You will find out that most of mRNA molecules are almost entirely
hybridized with themselves although some small loops are always
present.



Zhonglin Chai, PhD

Molecular Hypertension Laboratory
Baker Heart Research Institute
Commercial Rd, MELBOURNE, VIC 3004
AUSTRALIA

Post Address:
P.O. Box 6492
St.Kilda Road 
Central Melbourne 
VIC 8008, AUSTRALIA

Telephone: +61 3, 8532 1231
mobile : 0413 58 1940, or international +61, 413 58 1940
Fax: +61 3, 8532 1100 
email: zhonglin.chai at baker.edu.au


>>> Trond Erik Vee Aune
<trondaun at chembio.REMOVETHISBEFOREREPLYING.ntnu.no> 08/26/02 06:57pm
>>>
Hi,

Is there a possibility that lowered translation efficiency can be
caused 
by hybridization of the RNA to itself? If, for instance, a part of the

gene hybridizes with a part of the 5' UTR (untranslated region) in such

a way that ribosome binding is hindered? (I assume that hybridizations

that does not partly overlap the ribosome binding site would not affect

translation since the ribosome would be able to break up the binding)

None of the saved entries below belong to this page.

# GDMCF/GDMCF

Hardware: AMD Instinct MI355X
Metric: training users/sec (higher is better)
Workload: dtype f32; 1 GPU; yelp-shape synthetic rows, batch=400/GPU, dims=[1000], T=5, noise_scale=0.01, linear-var, mean_type=x0, reweight, AdamW lr=1e-5 (BASELINE configs[1]); n_items=34395, global_batch=400, parallelism=dp1, batch_rows=device CSR rows (CsrBatch)

## Files before the change

### gdmcf_amd/_lib.py

```python
import ctypes
import os
from ctypes import c_char_p, c_double, c_float, c_int, c_int64, c_size_t, c_uint64, c_void_p

_HERE = os.path.dirname(os.path.abspath(__file__))
LIB_PATH = os.path.join(_HERE, "csrc", "libgdmcf_hip.so")

GDMCF_OK, E_SHAPE, E_ARG, E_UNSUPPORTED, E_HIP, E_WORKSPACE = 0, -1, -2, -3, -4, -5
N_TABLES = 13
TABLE_NAMES = (
    "betas", "alphas_cumprod", "alphas_cumprod_prev", "alphas_cumprod_next", "sqrt_alphas_cumprod",
    "sqrt_one_minus_alphas_cumprod", "log_one_minus_alphas_cumprod", "sqrt_recip_alphas_cumprod",
    "sqrt_recipm1_alphas_cumprod", "posterior_variance", "posterior_log_variance_clipped",
    "posterior_mean_coef1", "posterior_mean_coef2",
)

P = c_void_p
_SIGNATURES = {
    "gdmcf_version": (c_int, []),
    "gdmcf_debug_last_gemm": (c_int, []),
    "gdmcf_last_error": (c_char_p, []),
    "gdmcf_device_info": (c_int, [P, P, c_char_p, c_int]),
    "gdmcf_prof_enable": (c_int, [c_int]),
    "gdmcf_prof_collect": (c_int, [c_int, P, P, P]),
    "gdmcf_schedule_build": (c_int, [c_int, c_double, c_double, c_double, c_int, c_int, P]),
    "gdmcf_densify_rows_f32": (c_int, [P, P, P, P, c_int, c_int, P, c_int64, P]),
    "gdmcf_dnn_prep_input_f32": (c_int, [P, c_int64, P, P, P, c_int, P, c_int64, c_int, P, c_int64, c_float, c_uint64,
                                         c_uint64, c_int, P, P, c_int, c_int, c_int, P, c_int64, P, c_int64, P, P, P]),
    "gdmcf_dnn_emb_cols_f32": (c_int, [P, P, P, c_int, c_int, c_int, P, c_int64, P, P]),
    "gdmcf_topn_metrics_f64": (c_int, [P, c_int64, c_int, P, P, P, c_int, P, P]),
    "gdmcf_gemm_precision": (c_int, [c_int]),
    "gdmcf_bf16_shadow_set": (c_int, [P, P, c_int64, c_int64, c_int64]),
    "gdmcf_bf16_shadow_clear": (c_int, [P]),
    "gdmcf_bf16_shadow_get": (P, [P]),
    "gdmcf_bf16_shadow_info": (c_int, [P, P, P, P, P]),
    "gdmcf_bf16_shadow_sync": (c_int, [P, c_int64, P]),
    "gdmcf_linear_ws_bytes": (c_size_t, [c_int, c_int, c_int]),
    "gdmcf_linear_fwd_f32": (c_int, [P, c_int64, P, c_int64, P, c_int, c_int, c_int, c_int, P, c_int64, P, c_size_t, P]),
    "gdmcf_linear_fwd_wt_f32": (c_int, [P, c_int64, P, c_int64, P, c_int, c_int, c_int, c_int, P, c_int64, P, c_size_t, P]),
    "gdmcf_loss_tiles": (c_int, [c_int]),
    "gdmcf_linear_loss_fwd_f32": (c_int, [P, c_int64, P, c_int64, P, P, c_int64, P, c_int, c_int, c_int, P, c_int64, P,
                                          c_int64, P, P, P]),
    "gdmcf_linear_posterior_fwd_f32": (c_int, [P, c_int64, P, c_int64, P, P, c_int64, P, P, P, P, P, P, c_int64, c_int,
                                               c_int, c_int, P, c_int64, P, c_int64, P]),
    "gdmcf_linear_bwd_input_f32": (c_int, [P, c_int64, P, c_int64, P, P, c_int64, c_int, c_int, c_int, c_int, P,
                                           c_int64, P, c_size_t, P]),
    "gdmcf_linear_bwd_weight_f32": (c_int, [P, c_int64, P, c_int64, P, c_int, c_int, c_int, c_int, P, c_int64, P, c_int, P]),
    "gdmcf_linear_bwd_weight_adamw_f32": (c_int, [P, c_int64, P, c_int64, P, c_int, c_int, c_int, c_int, P, c_int64, P, P, P, c_float,
                                                  c_float, c_float, c_float, c_float, c_int, c_float, P]),
    "gdmcf_rowscale_f32": (c_int, [P, c_int64, P, c_int, c_int, P, c_int64, P]),
    "gdmcf_emb_bwd_f32": (c_int, [P, c_int64, P, c_int64, c_int, c_int, P, c_int, c_int, P, P, P, P]),
    "gdmcf_row_loss_finish_f64": (c_int, [P, P, P, P, P, P, c_int, c_int, c_int, P, P, c_int, P, P, P, P]),
    "gdmcf_lt_history_update": (c_int, [P, P, c_int, c_int, c_int, P, P, P]),
    "gdmcf_onehot_noise_f32": (c_int, [P, c_int64, P, c_int, c_int, c_float, P, c_int64, c_uint64, c_uint64, P, c_int64, P,
                                     c_int64, P]),
    "gdmcf_row_norms_f32": (c_int, [P, c_int64, c_int, c_int, P, P, P]),
    "gdmcf_normalize_rows_bwd_f32": (c_int, [P, c_int64, P, c_int64, P, c_int, c_int, P, c_int64, P]),
    "gdmcf_tanh_bwd_f32": (c_int, [P, c_int64, P, c_int64, P, c_int64, P, c_int, c_int, P, c_int64, P]),
    "gdmcf_gather_rows_f32": (c_int, [P, c_int64, P, c_int, c_int, P, c_int64, P]),
    "gdmcf_scatter_add_rows_f32": (c_int, [P, c_int64, P, c_int, c_int, P, c_int64, P]),
    "gdmcf_normalize_rows_bwd_adamw_f32": (c_int, [P, c_int64, P, c_int64, P, c_int, c_int, P, c_int64, P, P, c_float, c_float,
                                                   c_float, c_float, c_float, c_int, c_float, P]),
    "gdmcf_scatter_rows_adamw_f32": (c_int, [P, c_int64, P, c_int, c_int, c_int, P, c_int64, P, P, c_float, c_float, c_float,
                                             c_float, c_float, c_int, c_float, P]),
    "gdmcf_dp_pack_f64": (c_int, [P, P, c_int, P, P, c_int, c_int, c_int, P, P]),
    "gdmcf_dp_unpack_f64": (c_int, [P, P, P, c_int, c_int, c_int, P, P, P]),
    "gdmcf_randn_f32": (c_int, [P, c_int64, c_int, c_int, c_int, c_uint64, c_uint64, P]),
    "gdmcf_eps_target_f32": (c_int, [P, c_int64, P, c_int64, P, c_int64, P, P, P, c_int, c_int, c_int, P, c_int64, P, P, P]),
    "gdmcf_sample_timesteps": (c_int, [P, P, c_int, c_int, c_int, c_double, c_uint64, c_uint64, P, P, P, P]),
    "gdmcf_adamw_f32": (c_int, [P, c_int, c_int, c_float, c_float, c_float, c_float, c_float, c_int, c_float, P]),
    "gdmcf_adamw_bf16s_f32": (c_int, [P, P, c_int, c_int, c_float, c_float, c_float, c_float, c_float, c_int, c_float, P]),
    "gdmcf_topk_masked_f32": (c_int, [P, c_int64, c_int, c_int, P, P, c_int, P, P, P]),
    "gdmcf_spmm_csr_f32": (c_int, [P, P, P, P, c_int, c_int, P, P, c_int, P, P, c_int, P, c_int64, c_int, P, c_int64, P, P, c_int,
                                   c_int64, c_float, c_double, P]),
    "gdmcf_spmm_bundled_f32": (c_int, [P, c_int, P, P, P, P, c_int, P, P, P, P, c_int, P, P, c_int, P, P, c_int64, c_int, c_int, P, c_int64, c_int, P,
                                       c_int64, P, P, c_int, c_int64, c_float, c_double, P]),
    "gdmcf_spmm_stream_f32": (c_int, [P, c_int, P, c_int64, P, c_int, P, P, c_int, c_int, c_int, P, c_int64, c_int, P, c_int64, P, P,
                                      c_int, c_int64, c_float, c_double, P]),
    "gdmcf_graph_guided_step_u8": (c_int, [P, c_int64, P, c_int, c_int, c_float, P, c_int64, P, P, c_int, c_uint64, c_uint64, P,
                                           c_int64, P, P]),
    "gdmcf_debug_spmm_stamps": (c_int, [c_int, P]),
    "gdmcf_graph_state_bytes": (c_int, []),
    "gdmcf_adam_hyper_bytes": (c_int, []),
    "gdmcf_graph_state_init": (c_int, [P, c_uint64, c_uint64, c_int64, c_int64, c_int64, P]),
    "gdmcf_adam_hyper_fill": (c_int, [P, c_int, c_float, c_float, c_float, c_float, c_float, c_int64, c_float]),
    "gdmcf_graph_state_bind": (c_int, [P]),
    "gdmcf_graph_state_tick": (c_int, [P, P]),
    "gdmcf_row_loss_finish_mean_f64": (c_int, [P, P, P, P, P, P, c_int, c_int, c_int, P, P, c_int, P, P, P, P, P, P]),
    "gdmcf_dnn_prep_input_csr_f32": (c_int, [P, P, P, P, P, P, c_int, P, c_int64, c_int, P, c_int64, c_float, c_uint64, c_uint64,
                                             P, P, c_int, c_int, c_int, P, c_int64, P, P, c_int64, P]),
    "gdmcf_linear_loss_fwd_bits_f32": (c_int, [P, c_int64, P, c_int64, P, P, c_int64, P, c_int, c_int, c_int, P, c_int64, P,
                                               c_int64, P, P, P]),
    "gdmcf_scale_f32": (c_int, [P, c_int64, c_float, P, P]),
}
EXPORTED_SYMBOLS = tuple(_SIGNATURES)
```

It could be that a single RNA molecule folds over and hybridizes with 
itself, or, in cases with good transcription, that two different (but 
still from the same transcript) RNA molecules binds to each other.

I know the fact that transcription and translation in E.coli is coupled

  diminishes this possibility, but I think that the ribosome binding 
site with its surrounding regions partly would be free for such 
interactions, especially with other RNA molecules.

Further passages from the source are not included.